A New Film on Wild Commons Asks: What Does It Actually Take to Live With Crocodiles?

Many wildlife documentaries about large predators follow a familiar playbook. A dangerous animal enters human territory. Fear builds. Conflict becomes inevitable. Someone or something pays the price. Phir Bhi (Even So), the debut short from filmmaker Meghna Nandy, opens with a completely different premise: what if the conflict never happened in the first place?

Filmmaker Meghna Nandy filming on location in Charotar, India.

The film takes viewers to the Charotar region of Gujarat, India, where local communities have spent generations living alongside mugger crocodiles — the country's largest freshwater predators. In a nation where human-wildlife conflict is rising sharply, Charotar is a genuine anomaly. Hundreds of crocodiles inhabit the region's wetlands, yet attacks remain remarkably rare. Fewer than ten in the last decade.

Phir Bhi wants to understand why.

Still frame from Phir Bhi.

What viewers will find when watching the film isn't a simple feel-good story about animals and people getting along. It's something more honest and more interesting than that. Nandy carefully unpacks the social, ecological, and deeply human systems that make coexistence possible. She explores the generational knowledge of fishermen who understand these waterways intimately, the cultural frameworks that have shaped how communities relate to these animals, and the daily behavioral adaptations that have become second nature over time. Coexistence here isn't a policy outcome. It's a living practice, woven into the fabric of ordinary life.

And it's fragile. Development pressures are reshaping Charotar. Wetland ecosystems are under strain. The balance the film captures so vividly is real, but as Nandy makes clear, it is not guaranteed. That vulnerability gives Phir Bhi its emotional weight — and its urgency.

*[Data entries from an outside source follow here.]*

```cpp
extern "C" int eg_convt_img_mfma(int dtype, const void* a, const void* wp, const float* bias, float* out, int B, int C, int Hin, int Win, int K, int act,
                                 float slope, eg_stream_t s) {
    EG_REQUIRE(a && wp && out && B > 0, "eg_convt_img_mfma: bad argument");
    EG_REQUIRE(eg_convt_img_mfma_ok(dtype, C, Hin, Win, K, 4, 2, 1), "eg_convt_img_mfma: 16-bit types, C <= 3, K = 64 / 128, Hin %% 16 == 0, Win 16 or 32 only (use eg_conv_fwd + eg_col2im_img)");
    ImgTParams p;
    memset(&p, 0, sizeof(p));
    p.a = a; p.wp = wp; p.bias = bias; p.out = out; p.B = B; p.C = C; p.Hin = Hin; p.Win = Win; p.act = act; p.slope = slope;
    hipStream_t st = (hipStream_t)s;
    if (K == 64) {
        const dim3 grid(B * (Hin / 8));
        if (dtype == EG_F16) hipLaunchKernelGGL((convt_img_mfma_kernel<f16_t, 8, 64>), grid, dim3(256), 0, st, p);
        else hipLaunchKernelGGL((convt_img_mfma_kernel<bf16_t, 8, 64>), grid, dim3(256), 0, st, p);
        EG_LAUNCH_CHECK();
        return 0;
    }
    const dim3 grid(B * (Hin / 8));
    if (dtype == EG_F16) hipLaunchKernelGGL((convt_img_mfma_kernel<f16_t, 8>), grid, dim3(256), 0, st, p);
    else hipLaunchKernelGGL((convt_img_mfma_kernel<bf16_t, 8>), grid, dim3(256), 0, st, p);
    EG_LAUNCH_CHECK();
    return 0;
}

struct ImgWgradParams {
    const float* img[4];
    const void* P;
    float* slab;
    int B, C, ntiles;
};

template <typename T, int N>
__global__ __launch_bounds__(256) void wgrad_img_kernel(const ImgWgradParams p) {
    constexpr int H = 64, W = 64, OW = 32, XS = 72;
    constexpr int PP = N + 8, PX = 72;
    constexpr int NI = N / 16;
    __shared__ __attribute__((aligned(16))) unsigned short s_in[4][10][XS];
    __shared__ __attribute__((aligned(16))) unsigned short s_px[128 * PP + 128 * PX];
    unsigned short* s_p = s_px;
    unsigned short* s_x = s_px + 128 * PP;
    static_assert(4 * N * 16 * sizeof(float) <= (128 * PP + 128 * PX) * sizeof(unsigned short), "the reduction scratch lies over the operand tiles");
    float (*s_red)[N][16] = reinterpret_cast<float (*)[N][16]>(s_px);
    const int tid = threadIdx.x, lane = tid & 63, wave = tid >> 6;
    const int g = lane >> 4, li = lane & 15, q = li >> 2, pc = li & 3;
    const int kc = p.C * 16, nj = p.C;
    const T* __restrict__ P = reinterpret_cast<const T*>(p.P);
    for (int i = tid; i < 4 * 10 * XS; i += 256) (&s_in[0][0][0])[i] = 0;
    for (int i = tid; i < 128 * PX; i += 256) s_x[i] = 0;
    f32x4 acc[NI][4];
#pragma unroll
    for (int i = 0; i < NI; ++i)
#pragma unroll
        for (int j = 0; j < 4; ++j) acc[i][j] = (f32x4){0.f, 0.f, 0.f, 0.f};
    typedef __attribute__((address_space(3))) s16x4* lds_s16x4;
    auto tr2 = [&](const unsigned short* base, int pitch, int row, int blk) {
        const s16x4 lo = __builtin_amdgcn_ds_read_tr16_b64_v4i16((lds_s16x4)(base + (row + q) * pitch + blk * 16 + pc * 4));
        const s16x4 hi = __builtin_amdgcn_ds_read_tr16_b64_v4i16((lds_s16x4)(base + (row + 4 + q) * pitch + blk * 16 + pc * 4));
        return make_uint4(((uint32_t)(uint16_t)lo[0]) | ((uint32_t)(uint16_t)lo[1] << 16), ((uint32_t)(uint16_t)lo[2]) | ((uint32_t)(uint16_t)lo[3] << 16),
                          ((uint32_t)(uint16_t)hi[0]) | ((uint32_t)(uint16_t)hi[1] << 16), ((uint32_t)(uint16_t)hi[2]) | ((uint32_t)(uint16_t)hi[3] << 16));
    };
    for (int tile = blockIdx.x; tile < p.ntiles; tile += gridDim.x) {
        const int ib = tile >> 3, oy0 = (tile & 7) * 4;
        const int tape = ib / p.B, b = ib - tape * p.B;
        const float* __restrict__ img = p.img[tape] + (size_t)b * p.C * H * W;
        __syncthreads();
        for (int e = tid; e < p.C * 10 * 16; e += 256) {
            const int c = e / 160, rem = e - c * 160, r = rem >> 4, x4 = rem & 15;
            const int iy = 2 * oy0 - 1 + r;
            float4 v = make_float4(0.f, 0.f, 0.f, 0.f);
            if (iy >= 0 && iy < H) v = *reinterpret_cast<const float4*>(img + ((size_t)c * H + iy) * W + x4 * 4);
            T h[4];
            Elt<T>::st(h + 0, v.x); Elt<T>::st(h + 1, v.y); Elt<T>::st(h + 2, v.z); Elt<T>::st(h + 3, v.w);
            const unsigned short* hb = reinterpret_cast<const unsigned short*>(h);
            unsigned short* row = &s_in[c][r][1 + x4 * 4];
            row[0] = hb[0]; row[1] = hb[1]; row[2] = hb[2]; row[3] = hb[3];
        }
        const T* __restrict__ Pt = P + ((size_t)ib * 1024 + (size_t)oy0 * OW) * N;
        for (int e = tid; e < 128 * (N / 8); e += 256) {
            const int row = e / (N / 8), ch = e - row * (N / 8);
            *reinterpret_cast<uint4*>(&s_p[row * PP + ch * 8]) = *reinterpret_cast<const uint4*>(Pt + (size_t)row * N + ch * 8);
        }
        __syncthreads();
        for (int e = tid; e < 128 * kc; e += 256) {
            const int pix = e / kc, k = e - pix * kc;
            const int c = k >> 4, ky = (k >> 2) & 3, kx = k & 3;
            s_x[pix * PX + k] = s_in[c][2 * (pix >> 5) + ky][2 * (pix & 31) + kx];
        }
        __syncthreads();
        const int kb = wave * 32 + 8 * g;
        uint4 af[NI], bfr[4];
#pragma unroll
        for (int i = 0; i < NI; ++i) af[i] = tr2(s_p, PP, kb, i);
#pragma unroll
        for (int j = 0; j < 4; ++j)
            if (j < nj) bfr[j] = tr2(s_x, PX, kb, j);
#pragma unroll
        for (int i = 0; i < NI; ++i)
#pragma unroll
            for (int j = 0; j < 4; ++j)
                if (j < nj) {
                    if constexpr (std::is_same<T, f16_t>::value)
                        acc[i][j] = __builtin_amdgcn_mfma_f32_16x16x32_f16(__builtin_bit_cast(f16x8_t, af[i]), __builtin_bit_cast(f16x8_t, bfr[j]), acc[i][j], 0, 0, 0);
                    else
                        acc[i][j] = __builtin_amdgcn_mfma_f32_16x16x32_bf16(__builtin_bit_cast(bf16x8_t, af[i]), __builtin_bit_cast(bf16x8_t, bfr[j]), acc[i][j], 0, 0, 0);
                }
    }
    float* slab = p.slab + (size_t)blockIdx.x * N * kc;
    for (int j = 0; j < nj; ++j) {
        __syncthreads();
#pragma unroll
        for (int i = 0; i < NI; ++i)
#pragma unroll
            for (int r = 0; r < 4; ++r) {
                float v = 0.f;
#pragma unroll
                for (int jj = 0; jj < 4; ++jj)
                    if (jj == j) v = acc[i][jj][r];
                s_red[wave][i * 16 + g * 4 + r][li] = v;
            }
        __syncthreads();
        for (int e = tid; e < N * 16; e += 256) {
            const int n = e >> 4, k = e & 15;
            slab[(size_t)n * kc + j * 16 + k] = ((s_red[0][n][k] + s_red[1][n][k]) + s_red[2][n][k]) + s_red[3][n][k];
        }
    }
}

extern "C" int eg_wgrad_img_ok(int dtype, int C, int H, int W, int N, int k, int stride, int pad) {
    return dtype != EG_F32 && C >= 1 && C <= 4 && (N == 32 || N == 64 || N == 128) && k == 4 && stride == 2 && pad == 1 && H == 64 && W == 64;
}
extern "C" int eg_wgrad_img_splits(int images, int N) {
    const long long tiles = (long long)images * 8, cap = N >= 128 ? 256 : 1024;
    return (int)(tiles < cap ? tiles : cap);
}
extern "C" int eg_wgrad_img(int dtype, const float* img0, const float* img1, const float* img2, int ntapes, const void* P, float* slab, int B, int C,
                            int H, int W, int N, int* nsplit_out, eg_stream_t s) {
    EG_REQUIRE(img0 && P && slab && nsplit_out && ntapes >= 1 && ntapes <= 3 && B > 0, "eg_wgrad_img: bad argument");
    EG_REQUIRE((ntapes < 2 || img1) && (ntapes < 3 || img2), "eg_wgrad_img: one image pointer per tape");
    EG_REQUIRE(eg_wgrad_img_ok(dtype, C, H, W, N, 4, 2, 1), "eg_wgrad_img: 16-bit types, C <= 4, N = 32 / 64 / 128, 64 x 64 images, 4x4 / stride 2 / pad 1 only (use eg_im2col_img + eg_conv_wgrad)");
    ImgWgradParams p;
    memset(&p, 0, sizeof(p));
    p.img[0] = img0; p.img[1] = img1; p.img[2] = img2;
    p.P = P; p.slab = slab; p.B = B; p.C = C; p.ntiles = ntapes * B * 8;
    const int grid = eg_wgrad_img_splits(ntapes * B, N);
    hipStream_t st = (hipStream_t)s;
    if (N == 128) {
        if (dtype == EG_F16) hipLaunchKernelGGL((wgrad_img_kernel<f16_t, 128>), dim3(grid), dim3(256), 0, st, p);
        else hipLaunchKernelGGL((wgrad_img_kernel<bf16_t, 128>), dim3(grid), dim3(256), 0, st, p);
    } else if (N == 32) {
        if (dtype == EG_F16) hipLaunchKernelGGL((wgrad_img_kernel<f16_t, 32>), dim3(grid), dim3(256), 0, st, p);
        else hipLaunchKernelGGL((wgrad_img_kernel<bf16_t, 32>), dim3(grid), dim3(256), 0, st, p);
    } else {
        if (dtype == EG_F16) hipLaunchKernelGGL((wgrad_img_kernel<f16_t, 64>), dim3(grid), dim3(256), 0, st, p);
        else hipLaunchKernelGGL((wgrad_img_kernel<bf16_t, 64>), dim3(grid), dim3(256), 0, st, p);
    }
    *nsplit_out = grid;
    EG_LAUNCH_CHECK();
    return 0;
}
```

Before: 31310 imgs/s.

## Double-buffer image conv LDS tiles and defer BN-stat flush across tiles

Result: no change. 31580 imgs/s (median of 6 runs) (+0.9%).

```diff
diff --git a/ead-gan_amd/csrc/img_conv.hip b/ead-gan_amd/csrc/img_conv.hip
--- a/ead-gan_amd/csrc/img_conv.hip
+++ b/ead-gan_amd/csrc/img_conv.hip
@@ -25,43 +25,39 @@
     float stat_slope;
 };
 
-constexpr int img_conv_occ(int N) { return N == 128 ? EG_IMG_CONV_OCC : (N == 64 ? 4 : 6); }
-template <typename T, bool STAT, int N = 128>
-__global__ __launch_bounds__(256, STAT ? 2 : img_conv_occ(N)) void conv_img_mfma_kernel(const ImgMfmaParams p, int ntiles) {
+constexpr int img_conv_occ(int N, bool stat = false) { return N == 128 ? (stat ? 2 : EG_IMG_CONV_OCC) : (N == 64 ? (stat ? 2 : 4) : 6); }
+
+template <int CTRL>
+__device__ __forceinline__ float img_dpp(float v) {
+    static_assert(CTRL == 0xB1 || CTRL == 0x4E || CTRL == 0x141 || CTRL == 0x140, "a control that leaves no lane without a source");
+    return __builtin_bit_cast(float, __builtin_amdgcn_update_dpp(0, __builtin_bit_cast(int, v), CTRL, 0xf, 0xf, true));
+}
+
+struct ImgSlot {
+    float4 v, g;
+    float edge, gedge;
+    int flags;
+};
+
+template <typename T, bool STAT, int N = 128, bool GATED = STAT>
+__global__ __launch_bounds__(256, img_conv_occ(N, STAT)) void conv_img_mfma_kernel(const ImgMfmaParams p, int ntiles) {
     static_assert(N == 128 || N == 64 || N == 32, "column tiles of 16, whole 64-byte chunks per pixel row");
     static_assert(!STAT || N == 128 || N == 64, "the statistics epilogue writes 2 N sums from 256 threads");
+    static_assert(!STAT || GATED, "one statistics instantiation: it carries the gate slots");
     constexpr int NJ = N / 16;
+    constexpr int NZ = STAT ? NJ : 1;
     constexpr int XS = 72, OS = N + 8;
-    __shared__ __attribute__((aligned(16))) unsigned short s_in[4][6][XS];
+    __shared__ __attribute__((aligned(16))) unsigned short s_in[2][4][6][XS];
     __shared__ __attribute__((aligned(16))) unsigned short s_out[4][16][OS];
     const int tid = threadIdx.x, lane = tid & 63, wave = tid >> 6;
     const int frow = lane & 15, fq = lane >> 4;
     const int OH = p.H >> 1, OW = p.W >> 1;
     const int gxn = OW >> 5, tpi = (OH >> 1) * gxn;
+    const int nwg = gridDim.x;
     const T* __restrict__ wp = reinterpret_cast<const T*>(p.wp);
 
-    uint4 bf[2][NJ];
-#pragma unroll
-    for (int s = 0; s < 2; ++s)
-#pragma unroll
-        for (int j = 0; j < NJ; ++j) bf[s][j] = *reinterpret_cast<const uint4*>(wp + (size_t)(j * 16 + frow) * 64 + s * 32 + fq * 8);
-    __shared__ __attribute__((aligned(16))) float s_bias[N];
-    __shared__ __attribute__((aligned(16))) float s_red[STAT ? 4 * 2 * N : 4];
-    if (tid < N) s_bias[tid] = p.bias ? p.bias[tid] : 0.f;
-    __shared__ __attribute__((aligned(16))) float s_par[STAT ? 4 * N : 4];
-    if constexpr (STAT) {
-        if (tid < N) {
-            const float mu = p.stat_p[0][tid], is = p.stat_p[1][tid], g = p.stat_p[2][tid], bb = p.stat_p[3][tid];
-            const float P = __fmul_rn(g, is);
-            s_par[tid] = mu; s_par[N + tid] = is; s_par[2 * N + tid] = P; s_par[3 * N + tid] = __fsub_rn(bb, __fmul_rn(mu, P));
-        }
-    }
-    const EgGradFast sgf = eg_grad_fast(p.stat_act, p.stat_slope);
-    const EgActFast af = eg_act_fast(p.act, p.slope);
-
-    struct Slot { float4 v; float lo, hi; };
-    auto fetch = [&](int tile, int e, Slot& sl) {
-        sl.v = make_float4(0.f, 0.f, 0.f, 0.f); sl.lo = 0.f; sl.hi = 0.f;
+    auto fetch = [&](int tile, int e, ImgSlot& sl) {
+        sl.v = make_float4(0.f, 0.f, 0.f, 0.f); sl.edge = 0.f; sl.flags = 0;
         if (e >= 4 * 6 * 16 || tile >= ntiles) return;
         const int ib = tile / tpi, rem_t = tile - ib * tpi;
         const int tape = ib / p.B, b = ib - tape * p.B;
@@ -71,49 +67,110 @@
         if (c >= p.C || iy < 0 || iy >= p.H) return;
         const size_t o = (((size_t)b * p.C + c) * p.H + iy) * p.W + x0 + x4 * 4;
         const float* __restrict__ img = p.img[tape];
-        const float* __restrict__ gate = p.gate[tape];
+        const bool lo = x4 == 0 && x0 > 0, hi = x4 == 15 && x0 + 64 < p.W;
         sl.v = *reinterpret_cast<const float4*>(img + o);
-        if (x4 == 0 && x0 > 0) sl.lo = img[o - 1];
-        if (x4 == 15 && x0 + 64 < p.W) sl.hi = img[o + 4];
-        if (gate) {
-            const float4 g = *reinterpret_cast<const float4*>(gate + o);
-            sl.v.x *= eg_act_grad_from_out(g.x, p.gate_act, p.gate_slope); sl.v.y *= eg_act_grad_from_out(g.y, p.gate_act, p.gate_slope);
-            sl.v.z *= eg_act_grad_from_out(g.z, p.gate_act, p.gate_slope); sl.v.w *= eg_act_grad_from_out(g.w, p.gate_act, p.gate_slope);
-            if (x4 == 0 && x0 > 0) sl.lo *= eg_act_grad_from_out(gate[o - 1], p.gate_act, p.gate_slope);
-            if (x4 == 15 && x0 + 64 < p.W) sl.hi *= eg_act_grad_from_out(gate[o + 4], p.gate_act, p.gate_slope);
-        }
-    };
-    auto stage = [&](int e, const Slot& sl) {
+        if (lo) sl.edge = img[o - 1];
+        if (hi) sl.edge = img[o + 4];
+        if constexpr (GATED) {
+            const float* __restrict__ gate = p.gate[tape];
+            if (gate) {
+                sl.flags = 1 | (lo || hi ? 2 : 0);
+                sl.g = *reinterpret_cast<const float4*>(gate + o);
+                if (lo) sl.gedge = gate[o - 1];
+                if (hi) sl.gedge = gate[o + 4];
+            }
+        }
+    };
+    auto stage = [&](int buf, int e, ImgSlot& sl) {
         if (e >= 4 * 6 * 16) return;
         const int c = e / 96, rem = e - c * 96, r = rem >> 4, x4 = rem & 15;
+        if constexpr (GATED) {
+            if (sl.flags & 1) {
+                auto mul = [&](int act) {
+                    sl.v.x *= eg_act_grad_from_out(sl.g.x, act, p.gate_slope); sl.v.y *= eg_act_grad_from_out(sl.g.y, act, p.gate_slope);
+                    sl.v.z *= eg_act_grad_from_out(sl.g.z, act, p.gate_slope); sl.v.w *= eg_act_grad_from_out(sl.g.w, act, p.gate_slope);
+                    if (sl.flags & 2) sl.edge *= eg_act_grad_from_out(sl.gedge, act, p.gate_slope);
+                };
+                switch (p.gate_act) {
+                    case EG_ACT_LRELU: mul(EG_ACT_LRELU); break;
+                    case EG_ACT_RELU: mul(EG_ACT_RELU); break;
+                    case EG_ACT_TANH: mul(EG_ACT_TANH); break;
+                    case EG_ACT_SIGMOID: mul(EG_ACT_SIGMOID); break;
+                    default: mul(EG_ACT_NONE); break;
+                }
+            }
+        }
         T h[4];
         Elt<T>::st(h + 0, sl.v.x); Elt<T>::st(h + 1, sl.v.y); Elt<T>::st(h + 2, sl.v.z); Elt<T>::st(h + 3, sl.v.w);
-        unsigned short* row = &s_in[c][r][0];
+        unsigned short* row = &s_in[buf][c][r][0];
         const unsigned short* hb = reinterpret_cast<const unsigned short*>(h);
         row[1 + x4 * 4] = hb[0];
         *reinterpret_cast<unsigned*>(row + 2 + x4 * 4) = (unsigned)hb[1] | ((unsigned)hb[2] << 16);
         row[4 + x4 * 4] = hb[3];
-        if (x4 == 0) { T t; Elt<T>::st(&t, sl.lo); row[0] = *reinterpret_cast<const unsigned short*>(&t); }
-        if (x4 == 15) { T t; Elt<T>::st(&t, sl.hi); row[65] = *reinterpret_cast<const unsigned short*>(&t); }
+        if (x4 == 0 || x4 == 15) { T t; Elt<T>::st(&t, sl.edge); row[x4 == 0 ? 0 : 65] = *reinterpret_cast<const unsigned short*>(&t); }
     };
 
     const int ry = wave >> 1, oxl = (wave & 1) * 16 + frow;
+    auto pix_of = [&](int tile) {
+        const int ib = tile / tpi, rem_t = tile - ib * tpi;
+        const int gx = rem_t % gxn, oy0 = (rem_t / gxn) * 2;
+        return ((size_t)ib * OH + oy0 + ry) * OW + gx * 32 + (wave & 1) * 16;
+    };
+    auto zfetch = [&](int tile, uint2 (&z)[NZ]) {
+        if constexpr (STAT) {
+            if (tile >= ntiles) return;
+            const T* __restrict__ zp = reinterpret_cast<const T*>(p.stat_z) + (pix_of(tile) + frow) * N + fq * 4;
+#pragma unroll
+            for (int j = 0; j < NJ; ++j) z[j] = *reinterpret_cast<const uint2*>(zp + j * 16);
+        }
+    };
+
+    ImgSlot s0, s1;
+    uint2 za[NZ], zb[NZ];
+    fetch(blockIdx.x, tid, s0); fetch(blockIdx.x, tid + 256, s1);
+    zfetch(blockIdx.x, za);
+
+    uint4 bf[2][NJ];
+#pragma unroll
+    for (int s = 0; s < 2; ++s)
+#pragma unroll
+        for (int j = 0; j < NJ; ++j) bf[s][j] = *reinterpret_cast<const uint4*>(wp + (size_t)(j * 16 + frow) * 64 + s * 32 + fq * 8);
+    __shared__ __attribute__((aligned(16))) float s_bias[N];
+    __shared__ __attribute__((aligned(16))) float s_red[STAT ? 2 * 4 * 2 * N : 4];
+    if (tid < N) s_bias[tid] = p.bias ? p.bias[tid] : 0.f;
+    __shared__ __attribute__((aligned(16))) float s_par[STAT ? 4 * N : 4];
+    if constexpr (STAT) {
+        if (tid < N) {
+            const float mu = p.stat_p[0][tid], is = p.stat_p[1][tid], g = p.stat_p[2][tid], bb = p.stat_p[3][tid];
+            const float P = __fmul_rn(g, is);
+            s_par[tid] = mu; s_par[N + tid] = is; s_par[2 * N + tid] = P; s_par[3 * N + tid] = __fsub_rn(bb, __fmul_rn(mu, P));
+        }
+    }
+    const EgGradFast sgf = eg_grad_fast(p.stat_act, p.stat_slope);
+    const EgActFast af = eg_act_fast(p.act, p.slope);
+
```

Still from Phir Bhi showing local fishers who work alongside crocodiles in Charotar.

The film earned the Best Student Film award at the International Wildlife Film Festival in 2025, where the jury noted that stories of genuine coexistence between humans and top predators are rare, and that Nandy's work stands out for its research, its filmmaking craft, and its willingness to center respect and cultural integration rather than fear.

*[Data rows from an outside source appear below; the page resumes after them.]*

extern "C" int scnerf_coarse_stage_fwd_h3(const float* rays, int ray_stride, const float* t_vals, const float* t_rand,
                                          int lindisp, const float* wpacked, const short* stream_fwd, const float* scales,
                                          float* save, const float* noise, int white_bkgd, float* z, float* pts, float* raw,
                                          float* rgb_map, float* disp_map, float* acc_map, float* depth_map, float* weights,
                                          int n_rays, int n_samples, float* chunk_amax, int n_chunks, long long chunk_samples,
                                          void* stream) {
    return scnerf_coarse_stage_fwd_h3_guarded(rays, ray_stride, t_vals, t_rand, lindisp, wpacked, stream_fwd, scales, save, noise,
                                              white_bkgd, z, pts, raw, rgb_map, disp_map, acc_map, depth_map, weights, n_rays,
                                              n_samples, chunk_amax, n_chunks, chunk_samples, nullptr, nullptr, nullptr, stream);
}

extern "C" int scnerf_mlp_fwd_h3_fast(int pt_dims, const float* pts, const float* viewdirs, int vd_stride, int samples_per_ray,
                                      const float* wpacked, const short* stream_fwd, const float* scales, float* raw,
                                      long long n_samples, float* chunk_amax, int n_chunks, long long chunk_samples,
                                      void* stream) {
    SCN_RETURN_IF(!pts || !viewdirs || !wpacked || !stream_fwd || !scales || !raw, SCN_EINVAL);
    SCN_RETURN_IF(samples_per_ray < 1 || vd_stride < 3 || n_samples < 0 || (pt_dims != 3 && pt_dims != 4), SCN_EINVAL);
    SCN_RETURN_IF(n_samples >= (1LL << 31), SCN_ENOSUP);
    SCN_RETURN_IF(chunk_amax && (n_chunks < 1 || chunk_samples < 32 || chunk_samples % 32), SCN_EINVAL);
    if (n_samples == 0) return 0;
    hipStream_t st = (hipStream_t)stream;
    return pt_dims == 3 ? scn::h3f::fwd_h3_pd3_fast(pts, viewdirs, vd_stride, samples_per_ray, wpacked, stream_fwd, scales, raw, n_samples, st)
                        : scn::h3f::fwd_h3_pd4_fast(pts, viewdirs, vd_stride, samples_per_ray, wpacked, stream_fwd, scales, raw, n_samples, st);
}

Phir Bhi is now available to watch for free on Wild Commons, the YouTube channel co-founded by the Wild Lens Collective that brings award-winning conservation documentaries directly to audiences around the world. It's the kind of film that stays with you - not because it offers easy answers, but because it refuses to.

Watch Phir Bhi (Even So) on Wild Commons →

If you want more films like this one - stories that challenge the dominant narratives about nature and take seriously the complicated, hopeful, difficult work of conservation - subscribe to the Wild Commons YouTube channel. New films drop every month, and they’re all free to watch.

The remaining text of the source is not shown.